Records contained in a dataset:
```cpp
hipError_t launch_stack(const StackArgs& s, int FL, int max_dil, hipStream_t st, int prec) {
    if (FL != 1 && FL != 2 && FL != 5) return hipErrorInvalidValue;
    if (prec && ((s.Cp & 127) || FL == 5)) return hipErrorInvalidValue;
    if (s.L < 1 || s.L > DR_STACK_MAX_LAYERS || s.p0 < 0 || s.p1 > 2 * s.L || s.p0 >= s.p1 || (s.Cp & 63)) return hipErrorInvalidValue;
    const int BN = stack_tile_frames(FL), MT = s.Cp >> 6, gsize = stack_group_blocks(FL, s.Cp, s.T);
// ... 42 lines not shown
```

Before: 2265.

## Split fused-stack output projection into residual and skip row slabs per block

In the fused FL=2 stack path, each block now handles a 64-row residual slab and a 64-row skip slab of the output projection rather than a contiguous 128-row tile. The LDS residual tile and the L2 prefetch of output weights follow the new slab mapping. On the last layer only the skip slab is computed, so every block has work instead of half sitting idle. It is on by default through a new option and adds a second weight-tile prefetch per block, and it drops the next-layer conv-weight warmup on this path.

```diff
diff --git a/diffroll_amd/csrc/abi.hip b/diffroll_amd/csrc/abi.hip
--- a/diffroll_amd/csrc/abi.hip
+++ b/diffroll_amd/csrc/abi.hip
@@ -443,6 +443,7 @@
     if (!lab) return fail(e, DR_ENAME, "unknown option '%s'", name);
     if (n == "fused_stack_xcd") { if (e->opt_stack_xcd != value) drop(); e->opt_stack_xcd = value; return DR_OK; }
     if (n == "fused_stack_warm") { if (e->opt_stack_warm != value) drop(); e->opt_stack_warm = value; return DR_OK; }
+    if (n == "fused_stack_defer") { if (e->opt_stack_slabs != value) drop(); e->opt_stack_slabs = value != 0; return DR_OK; }
 #ifdef DR_FAULT_HOOK
     if (n == "stack_fault_test") { if (e->opt_stack_fault != value) drop(); e->opt_stack_fault = value; return DR_OK; }
 #endif
diff --git a/diffroll_amd/csrc/engine_state.h b/diffroll_amd/csrc/engine_state.h
--- a/diffroll_amd/csrc/engine_state.h
+++ b/diffroll_amd/csrc/engine_state.h
@@ -171,6 +171,7 @@
     int opt_stack_xcd = 1;
     int opt_stack_fault = 0;
     int opt_stack_warm = 0;
+    int opt_stack_slabs = 1;
     int n_cus = 0;
     drh::StackSync sync;
     int opt_tail = 1;
diff --git a/diffroll_amd/csrc/gemm_body.h b/diffroll_amd/csrc/gemm_body.h
--- a/diffroll_amd/csrc/gemm_body.h
+++ b/diffroll_amd/csrc/gemm_body.h
@@ -549,7 +549,7 @@
 }
 
 template <int NW, int COH, int RLDS, int TBN = 32 * NW, int EPI = EPI_RES_SKIP>
-DR_DEVINL void pw_body(const GemmArgs& a, const int mt, const int nt, const int wave, float4* Rs = nullptr, const int foff = 0) {
+DR_DEVINL void pw_body(const GemmArgs& a, const int mt, const int nt, const int wave, float4* Rs = nullptr, const int foff = 0, const int slot = -1) {
     static_assert(EPI == EPI_RES_SKIP || EPI == EPI_RELU || EPI == EPI_PLAIN, "pw_body epilogues");
     static_assert(EPI == EPI_RES_SKIP || !RLDS, "the LDS-resident tile belongs to the residual / skip epilogue");
     constexpr int BN = TBN;
@@ -678,7 +678,7 @@
                 continue;
             }
             float4* rs = nullptr;
-            if constexpr (RLDS) rs = Rs + (wave * 8 + 2 * q + hi) * BN + foff + ni * 32 + r;
+            if constexpr (RLDS) rs = Rs + ((slot < 0 ? wave : slot) * 8 + 2 * q + hi) * BN + foff + ni * 32 + r;
 #ifdef DR_BOUNDS
             if constexpr (RLDS) DR_CHECK_LDS(rs, lds_off(Rs), lds_off(Rs) + 32u * BN * 16u, 121);
 #endif
diff --git a/diffroll_amd/csrc/kernels.h b/diffroll_amd/csrc/kernels.h
--- a/diffroll_amd/csrc/kernels.h
+++ b/diffroll_amd/csrc/kernels.h
@@ -105,6 +105,7 @@
     int fault;
     int fold128;
     int warm;
+    int slabs;
     unsigned* xid;
     unsigned* bar;
     unsigned* err;
diff --git a/diffroll_amd/csrc/launch_plan.h b/diffroll_amd/csrc/launch_plan.h
--- a/diffroll_amd/csrc/launch_plan.h
+++ b/diffroll_amd/csrc/launch_plan.h
@@ -62,6 +62,16 @@
 inline int stack_group_blocks(int FL, int Cp, int T) {
     const int BN = stack_tile_frames(FL);
     return (Cp >> 6) * ((T + BN - 1) / BN);
+}
+#ifdef __HIPCC__
+#define DR_PLAN_HD __host__ __device__
+#else
+#define DR_PLAN_HD
+#endif
+struct StackSlab { int row0, tile, half; };
+DR_PLAN_HD inline StackSlab stack_slab(int Cp, int m, bool skip) {
+    const int row0 = (skip ? Cp : 0) + 64 * m;
+    return StackSlab{row0, row0 >> 7, (row0 >> 6) & 1};
 }
 inline size_t stack_lds_bytes(int FL, int taps, int max_dil) {
     const int BN = stack_tile_frames(FL), halo = ((taps - 1) / 2) * max_dil;
diff --git a/diffroll_amd/csrc/plan.hip b/diffroll_amd/csrc/plan.hip
--- a/diffroll_amd/csrc/plan.hip
+++ b/diffroll_amd/csrc/plan.hip
@@ -140,6 +140,7 @@
         sa.p0 = p0; sa.p1 = p1;
         sa.xcd_n = e->opt_stack_xcd;
         sa.warm = e->opt_stack_warm;
+        sa.slabs = (p.stack_fl == 2 && !prec) ? e->opt_stack_slabs : 0;
         sa.fault = e->opt_stack_fault;
         sa.fold128 = e->opt_blocked >= 2;
         sa.bar = e->sync.bar(); sa.err = e->sync.err; sa.derr = e->sync.derr(); sa.xid = e->sync.xid();
diff --git a/diffroll_amd/csrc/stack.hip b/diffroll_amd/csrc/stack.hip
--- a/diffroll_amd/csrc/stack.hip
+++ b/diffroll_amd/csrc/stack.hip
@@ -39,10 +39,12 @@
     const long act_bs = (long)s.Cp * s.T;
     const int P = s.Cp >> 2;
     unsigned episode = 0;
+    const bool slabs = FL == 2 && PREC == 0 && s.slabs;
+    const StackSlab res_slab = stack_slab(s.Cp, mt, false), skip_slab = stack_slab(s.Cp, mt, true);
     float4* Rs = reinterpret_cast<float4*>(smem + s.rs_off);
     const int b_ = nt / tps, t0_ = (nt % tps) * BN;
     auto tile_plane = [&](int pl, bool& is_res) -> float* {
-        const int row0 = mt * 128 + pl * 4;
+        const int row0 = slabs ? (pl < 16 ? res_slab.row0 + pl * 4 : skip_slab.row0 + (pl - 16) * 4) : mt * 128 + pl * 4;
         is_res = row0 < s.Cp;
         return is_res ? s.h + (long)b_ * act_bs + (long)(row0 >> 2) * s.T * 4
                       : s.skip + (long)b_ * act_bs + (long)((row0 - s.Cp) >> 2) * s.T * 4;
@@ -132,7 +134,8 @@
                 const int be = nt / tps;
                 if (be < s.n_cond)
                     l2_touch(ly.cond + cond_row(a, be) * s.c_bs + (long)mt * 32 * s.T * 4, (unsigned)(32 * s.T * 16), wave - 4, 4);
-                l2_touch(ly.out_w + (long)mt * (s.Cp >> 5) * 4096, (unsigned)((s.Cp >> 5) * 16384), wave - 4, 4);
+                l2_touch(ly.out_w + (long)(slabs ? res_slab.tile : mt) * (s.Cp >> 5) * 4096, (unsigned)((s.Cp >> 5) * 16384), wave - 4, 4);
+                if (slabs) l2_touch(ly.out_w + (long)skip_slab.tile * (s.Cp >> 5) * 4096, (unsigned)((s.Cp >> 5) * 16384), wave - 4, 4);
             }
         } else {
             a.Wp = ly.out_w; a.bias = ly.out_b;
@@ -147,7 +150,12 @@
             const bool idle = last && mt < (s.Cp >> 7);
             if (s.dbg && p + 3 == s.p1) a.dbg = s.dbg + 96;
             if constexpr (FL == 2) {
-                if (!idle) pw_body<2, 1, 1, 128>(a, mt, nt, wave & 3, Rs, (wave >> 2) * 64);
+                if (slabs && !last) {
+                    const StackSlab& sl = wave < 4 ? res_slab : skip_slab;
+                    pw_body<2, 1, 1, 128>(a, sl.tile, nt, 2 * sl.half + (wave & 1), Rs, ((wave >> 1) & 1) * 64, (wave < 4 ? 0 : 2) + (wave & 1));
+                } else if (slabs) {
+                    pw_body<1, 1, 1, 128>(a, skip_slab.tile, nt, 2 * skip_slab.half + (wave & 1), Rs, (wave >> 1) * 32, 2 + (wave & 1));
+                } else if (!idle) pw_body<2, 1, 1, 128>(a, mt, nt, wave & 3, Rs, (wave >> 2) * 64);
             } else if constexpr (FL == 5) {
                 if (!idle) {
                     if (wave < 4) pw_body<3, 1, 1, 160>(a, mt, nt, wave, Rs, 0);
@@ -156,7 +164,7 @@
             } else {
                 if (wave < 4 && !idle) pw_body<BN / 32, 1, 1>(a, mt, nt, wave, Rs);
             }
-            if (wave >= 4 && s.warm && !last) {
+            if (wave >= 4 && s.warm && !last && !slabs) {
                 const __attribute__((address_space(4))) StackLayer& nx = sp->layer[l + 1];
                 l2_touch(nx.conv_w + (long)mt * (s.Cp >> 5) * s.taps * 4096, (unsigned)(2 * s.taps * 16384), wave - 4, 4);
             }
```

Result: no change. 2275 (median of 6 runs) (+0.4%).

### WHAT TO WORK ON:
Nothing is wanted except the number of lines in the entries above that include the word "slot".

### RESULT:
2